Look through the data below, and copy each line that carries the word "actP".

»»

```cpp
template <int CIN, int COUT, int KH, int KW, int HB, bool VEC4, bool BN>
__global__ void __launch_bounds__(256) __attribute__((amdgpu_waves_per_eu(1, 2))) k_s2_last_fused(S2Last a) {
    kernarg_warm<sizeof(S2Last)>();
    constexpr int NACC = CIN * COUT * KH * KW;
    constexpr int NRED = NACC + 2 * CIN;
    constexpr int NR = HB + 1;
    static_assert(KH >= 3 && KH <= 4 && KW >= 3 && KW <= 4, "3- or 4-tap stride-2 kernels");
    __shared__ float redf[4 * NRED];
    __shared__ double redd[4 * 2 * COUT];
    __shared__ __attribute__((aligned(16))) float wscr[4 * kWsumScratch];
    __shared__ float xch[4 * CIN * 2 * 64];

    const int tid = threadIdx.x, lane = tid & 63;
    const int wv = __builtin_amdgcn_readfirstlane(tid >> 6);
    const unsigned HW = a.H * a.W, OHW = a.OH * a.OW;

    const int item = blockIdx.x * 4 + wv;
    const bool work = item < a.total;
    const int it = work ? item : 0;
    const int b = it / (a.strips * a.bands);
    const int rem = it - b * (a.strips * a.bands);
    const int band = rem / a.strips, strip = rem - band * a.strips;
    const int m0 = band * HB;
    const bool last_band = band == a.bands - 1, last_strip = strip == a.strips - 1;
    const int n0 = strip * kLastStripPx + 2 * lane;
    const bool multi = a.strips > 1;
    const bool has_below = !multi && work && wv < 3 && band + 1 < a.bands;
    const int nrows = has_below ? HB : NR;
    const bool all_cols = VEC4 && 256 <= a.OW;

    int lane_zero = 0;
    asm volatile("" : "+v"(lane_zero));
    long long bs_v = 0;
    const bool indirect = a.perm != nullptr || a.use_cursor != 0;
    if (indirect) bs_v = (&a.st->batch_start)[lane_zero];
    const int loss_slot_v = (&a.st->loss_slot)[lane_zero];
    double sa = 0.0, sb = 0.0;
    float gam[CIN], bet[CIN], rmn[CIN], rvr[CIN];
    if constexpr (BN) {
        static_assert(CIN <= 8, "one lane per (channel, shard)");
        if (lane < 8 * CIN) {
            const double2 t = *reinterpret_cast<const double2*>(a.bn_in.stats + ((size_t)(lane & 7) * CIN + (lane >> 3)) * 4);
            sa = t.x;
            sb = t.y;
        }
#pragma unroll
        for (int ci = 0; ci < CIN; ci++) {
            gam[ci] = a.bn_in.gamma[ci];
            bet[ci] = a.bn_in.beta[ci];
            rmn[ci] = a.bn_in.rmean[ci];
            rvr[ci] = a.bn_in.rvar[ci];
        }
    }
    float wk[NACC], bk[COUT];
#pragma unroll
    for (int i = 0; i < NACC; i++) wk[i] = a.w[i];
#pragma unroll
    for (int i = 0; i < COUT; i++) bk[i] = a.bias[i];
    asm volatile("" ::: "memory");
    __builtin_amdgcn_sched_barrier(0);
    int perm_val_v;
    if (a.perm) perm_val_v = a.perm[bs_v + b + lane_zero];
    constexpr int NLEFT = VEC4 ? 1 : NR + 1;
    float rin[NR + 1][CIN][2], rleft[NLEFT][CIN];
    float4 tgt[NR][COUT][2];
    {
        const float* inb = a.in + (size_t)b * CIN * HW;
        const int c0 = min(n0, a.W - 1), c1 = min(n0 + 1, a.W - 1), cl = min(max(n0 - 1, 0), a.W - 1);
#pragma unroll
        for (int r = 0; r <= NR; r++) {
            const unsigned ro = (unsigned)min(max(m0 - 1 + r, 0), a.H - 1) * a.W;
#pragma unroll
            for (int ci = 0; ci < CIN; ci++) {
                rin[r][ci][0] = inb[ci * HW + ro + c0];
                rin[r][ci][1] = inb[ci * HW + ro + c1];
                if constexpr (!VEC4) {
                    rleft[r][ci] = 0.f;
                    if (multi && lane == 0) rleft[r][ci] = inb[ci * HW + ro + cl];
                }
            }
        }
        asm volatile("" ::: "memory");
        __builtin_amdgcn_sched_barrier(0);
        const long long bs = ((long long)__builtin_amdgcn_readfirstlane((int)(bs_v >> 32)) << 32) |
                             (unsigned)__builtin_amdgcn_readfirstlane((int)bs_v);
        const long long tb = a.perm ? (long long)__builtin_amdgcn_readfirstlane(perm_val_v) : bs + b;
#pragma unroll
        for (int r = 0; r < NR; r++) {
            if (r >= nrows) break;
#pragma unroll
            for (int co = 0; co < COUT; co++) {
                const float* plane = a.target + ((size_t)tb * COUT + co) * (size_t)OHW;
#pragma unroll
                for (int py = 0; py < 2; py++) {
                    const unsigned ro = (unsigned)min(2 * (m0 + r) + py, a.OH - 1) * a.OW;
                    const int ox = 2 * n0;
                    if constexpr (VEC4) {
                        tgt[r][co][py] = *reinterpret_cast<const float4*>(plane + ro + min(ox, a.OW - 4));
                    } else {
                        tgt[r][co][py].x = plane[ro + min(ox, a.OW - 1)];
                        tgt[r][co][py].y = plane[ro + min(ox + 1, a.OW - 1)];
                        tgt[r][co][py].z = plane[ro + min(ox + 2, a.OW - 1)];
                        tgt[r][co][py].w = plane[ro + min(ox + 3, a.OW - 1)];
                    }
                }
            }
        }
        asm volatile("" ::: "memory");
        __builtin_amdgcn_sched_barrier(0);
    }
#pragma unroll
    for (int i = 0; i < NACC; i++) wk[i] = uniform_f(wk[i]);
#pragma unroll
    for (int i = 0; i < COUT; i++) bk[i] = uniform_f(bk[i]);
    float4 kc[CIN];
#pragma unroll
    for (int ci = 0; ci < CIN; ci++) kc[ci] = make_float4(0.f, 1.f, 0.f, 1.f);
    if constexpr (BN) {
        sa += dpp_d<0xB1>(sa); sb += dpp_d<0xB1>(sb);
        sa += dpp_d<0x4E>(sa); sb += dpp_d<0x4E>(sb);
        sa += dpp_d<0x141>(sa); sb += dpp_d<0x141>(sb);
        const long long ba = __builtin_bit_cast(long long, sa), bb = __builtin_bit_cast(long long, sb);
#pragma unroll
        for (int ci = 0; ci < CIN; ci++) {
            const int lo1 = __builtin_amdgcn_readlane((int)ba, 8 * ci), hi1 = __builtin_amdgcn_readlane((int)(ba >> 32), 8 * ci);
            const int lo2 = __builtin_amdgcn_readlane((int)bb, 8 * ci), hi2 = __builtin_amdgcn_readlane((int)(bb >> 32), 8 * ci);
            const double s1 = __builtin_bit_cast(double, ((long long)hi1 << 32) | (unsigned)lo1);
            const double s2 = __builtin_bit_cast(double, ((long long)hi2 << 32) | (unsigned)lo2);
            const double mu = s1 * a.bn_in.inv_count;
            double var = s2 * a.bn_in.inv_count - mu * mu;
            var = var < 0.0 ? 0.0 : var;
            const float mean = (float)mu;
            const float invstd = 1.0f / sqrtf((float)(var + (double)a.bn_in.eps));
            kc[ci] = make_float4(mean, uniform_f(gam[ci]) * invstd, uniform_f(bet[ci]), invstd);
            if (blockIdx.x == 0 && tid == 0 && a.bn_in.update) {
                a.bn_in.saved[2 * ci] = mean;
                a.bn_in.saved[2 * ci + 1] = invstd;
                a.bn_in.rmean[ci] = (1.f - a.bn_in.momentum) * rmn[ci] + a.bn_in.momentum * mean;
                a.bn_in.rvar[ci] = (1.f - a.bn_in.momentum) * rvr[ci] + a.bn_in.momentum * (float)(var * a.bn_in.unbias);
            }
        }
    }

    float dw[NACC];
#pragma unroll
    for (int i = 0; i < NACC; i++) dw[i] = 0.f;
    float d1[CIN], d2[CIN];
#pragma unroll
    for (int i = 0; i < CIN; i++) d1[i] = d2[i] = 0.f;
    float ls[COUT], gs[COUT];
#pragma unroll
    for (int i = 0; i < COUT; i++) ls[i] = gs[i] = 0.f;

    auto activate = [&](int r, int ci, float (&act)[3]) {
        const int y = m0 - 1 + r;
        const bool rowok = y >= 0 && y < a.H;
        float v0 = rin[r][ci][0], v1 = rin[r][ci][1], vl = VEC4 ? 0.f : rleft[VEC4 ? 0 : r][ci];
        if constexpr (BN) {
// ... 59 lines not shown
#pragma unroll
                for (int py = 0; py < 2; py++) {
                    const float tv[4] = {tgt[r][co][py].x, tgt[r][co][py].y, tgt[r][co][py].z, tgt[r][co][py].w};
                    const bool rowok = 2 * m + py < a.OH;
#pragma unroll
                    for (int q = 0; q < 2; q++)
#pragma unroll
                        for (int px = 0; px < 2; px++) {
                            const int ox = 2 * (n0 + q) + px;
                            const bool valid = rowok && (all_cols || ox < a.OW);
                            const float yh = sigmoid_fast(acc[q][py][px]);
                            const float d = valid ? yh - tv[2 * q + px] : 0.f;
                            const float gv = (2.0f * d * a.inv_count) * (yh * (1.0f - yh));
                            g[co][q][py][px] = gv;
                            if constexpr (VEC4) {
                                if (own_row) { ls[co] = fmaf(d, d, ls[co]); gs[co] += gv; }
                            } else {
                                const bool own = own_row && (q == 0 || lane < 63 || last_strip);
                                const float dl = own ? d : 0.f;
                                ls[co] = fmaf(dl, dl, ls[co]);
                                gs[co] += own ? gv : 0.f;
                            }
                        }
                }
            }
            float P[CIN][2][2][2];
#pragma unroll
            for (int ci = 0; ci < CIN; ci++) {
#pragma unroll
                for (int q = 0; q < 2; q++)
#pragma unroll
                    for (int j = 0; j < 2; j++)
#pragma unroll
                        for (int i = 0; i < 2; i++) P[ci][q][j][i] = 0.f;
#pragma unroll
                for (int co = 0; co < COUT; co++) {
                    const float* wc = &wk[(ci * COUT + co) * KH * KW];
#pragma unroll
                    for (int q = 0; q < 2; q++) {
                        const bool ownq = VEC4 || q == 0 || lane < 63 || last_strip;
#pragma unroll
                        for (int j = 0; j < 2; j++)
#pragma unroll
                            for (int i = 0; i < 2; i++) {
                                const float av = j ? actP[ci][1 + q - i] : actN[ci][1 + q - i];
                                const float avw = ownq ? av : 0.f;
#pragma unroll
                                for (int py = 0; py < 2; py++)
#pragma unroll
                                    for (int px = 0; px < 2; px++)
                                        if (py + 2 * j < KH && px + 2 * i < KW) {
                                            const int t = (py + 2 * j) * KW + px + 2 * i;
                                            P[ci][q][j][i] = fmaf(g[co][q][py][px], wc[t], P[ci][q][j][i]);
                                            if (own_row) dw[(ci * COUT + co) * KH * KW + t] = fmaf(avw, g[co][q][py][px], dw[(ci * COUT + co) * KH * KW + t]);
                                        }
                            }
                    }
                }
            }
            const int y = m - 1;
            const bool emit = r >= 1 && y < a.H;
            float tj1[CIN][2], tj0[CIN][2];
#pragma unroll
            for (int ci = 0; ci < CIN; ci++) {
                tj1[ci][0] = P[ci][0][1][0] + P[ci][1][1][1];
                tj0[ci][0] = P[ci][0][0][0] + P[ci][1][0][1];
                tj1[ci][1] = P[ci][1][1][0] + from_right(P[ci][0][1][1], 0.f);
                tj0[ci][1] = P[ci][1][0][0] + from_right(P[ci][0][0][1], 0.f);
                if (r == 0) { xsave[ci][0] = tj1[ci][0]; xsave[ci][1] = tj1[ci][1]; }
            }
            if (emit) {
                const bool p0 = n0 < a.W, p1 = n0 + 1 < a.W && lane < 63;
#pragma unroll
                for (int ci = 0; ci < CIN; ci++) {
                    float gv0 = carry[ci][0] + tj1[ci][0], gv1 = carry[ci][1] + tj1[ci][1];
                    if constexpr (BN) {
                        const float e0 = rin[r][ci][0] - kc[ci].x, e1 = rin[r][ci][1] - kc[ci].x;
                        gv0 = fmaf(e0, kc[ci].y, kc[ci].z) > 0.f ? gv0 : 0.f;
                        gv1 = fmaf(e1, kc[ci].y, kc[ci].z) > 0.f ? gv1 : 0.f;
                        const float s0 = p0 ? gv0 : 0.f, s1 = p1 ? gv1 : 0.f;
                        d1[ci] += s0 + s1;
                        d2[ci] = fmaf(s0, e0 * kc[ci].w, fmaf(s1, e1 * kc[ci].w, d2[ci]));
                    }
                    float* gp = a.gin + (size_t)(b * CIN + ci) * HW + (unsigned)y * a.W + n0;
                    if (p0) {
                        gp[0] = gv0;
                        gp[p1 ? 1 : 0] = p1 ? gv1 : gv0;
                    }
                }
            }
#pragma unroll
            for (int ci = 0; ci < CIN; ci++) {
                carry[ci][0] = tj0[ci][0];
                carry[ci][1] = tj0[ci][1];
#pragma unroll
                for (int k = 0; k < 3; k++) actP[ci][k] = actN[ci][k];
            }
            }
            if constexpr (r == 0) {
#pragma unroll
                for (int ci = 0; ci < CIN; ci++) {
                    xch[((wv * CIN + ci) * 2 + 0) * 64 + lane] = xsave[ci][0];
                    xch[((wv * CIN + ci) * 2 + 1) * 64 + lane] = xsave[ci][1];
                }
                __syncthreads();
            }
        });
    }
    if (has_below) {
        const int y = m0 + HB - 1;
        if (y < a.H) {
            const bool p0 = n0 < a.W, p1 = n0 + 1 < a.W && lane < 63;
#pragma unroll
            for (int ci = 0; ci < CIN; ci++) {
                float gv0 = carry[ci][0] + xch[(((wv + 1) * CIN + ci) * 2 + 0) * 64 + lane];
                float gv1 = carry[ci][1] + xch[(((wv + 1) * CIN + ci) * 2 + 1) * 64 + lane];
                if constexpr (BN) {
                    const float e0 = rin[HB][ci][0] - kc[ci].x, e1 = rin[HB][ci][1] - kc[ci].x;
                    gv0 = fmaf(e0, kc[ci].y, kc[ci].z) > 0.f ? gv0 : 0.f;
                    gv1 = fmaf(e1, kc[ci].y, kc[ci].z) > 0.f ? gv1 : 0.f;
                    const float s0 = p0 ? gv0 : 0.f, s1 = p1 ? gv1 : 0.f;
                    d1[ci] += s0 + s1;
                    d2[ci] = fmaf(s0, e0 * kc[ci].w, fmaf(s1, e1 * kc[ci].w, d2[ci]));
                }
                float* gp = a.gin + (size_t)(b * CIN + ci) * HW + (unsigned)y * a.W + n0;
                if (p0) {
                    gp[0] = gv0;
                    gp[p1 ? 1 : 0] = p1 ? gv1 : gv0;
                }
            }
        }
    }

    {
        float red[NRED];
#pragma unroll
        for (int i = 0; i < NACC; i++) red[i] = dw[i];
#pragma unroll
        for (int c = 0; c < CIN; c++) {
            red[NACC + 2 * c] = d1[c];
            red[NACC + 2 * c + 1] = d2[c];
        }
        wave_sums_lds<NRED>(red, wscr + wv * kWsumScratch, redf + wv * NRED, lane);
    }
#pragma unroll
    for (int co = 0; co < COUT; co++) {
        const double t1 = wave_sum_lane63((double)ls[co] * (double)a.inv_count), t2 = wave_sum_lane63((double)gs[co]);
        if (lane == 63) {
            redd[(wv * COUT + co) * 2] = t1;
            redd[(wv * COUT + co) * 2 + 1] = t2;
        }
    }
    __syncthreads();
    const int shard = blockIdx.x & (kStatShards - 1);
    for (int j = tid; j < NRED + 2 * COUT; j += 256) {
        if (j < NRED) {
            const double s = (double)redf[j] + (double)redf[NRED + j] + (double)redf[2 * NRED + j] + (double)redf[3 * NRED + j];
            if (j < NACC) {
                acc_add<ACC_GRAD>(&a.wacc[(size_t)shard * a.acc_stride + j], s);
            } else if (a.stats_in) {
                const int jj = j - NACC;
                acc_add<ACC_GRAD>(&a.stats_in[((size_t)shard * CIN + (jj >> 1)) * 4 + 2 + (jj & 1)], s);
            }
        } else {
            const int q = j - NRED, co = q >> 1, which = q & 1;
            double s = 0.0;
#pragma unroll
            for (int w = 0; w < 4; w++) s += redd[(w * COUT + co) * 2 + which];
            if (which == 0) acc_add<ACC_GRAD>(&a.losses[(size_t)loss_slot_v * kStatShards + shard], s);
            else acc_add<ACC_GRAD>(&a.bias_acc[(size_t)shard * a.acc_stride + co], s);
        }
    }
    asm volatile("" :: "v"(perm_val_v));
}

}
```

««

• _Answer section_
                                const float av = j ? actP[ci][1 + q - i] : actN[ci][1 + q - i];
                for (int k = 0; k < 3; k++) actP[ci][k] = actN[ci][k];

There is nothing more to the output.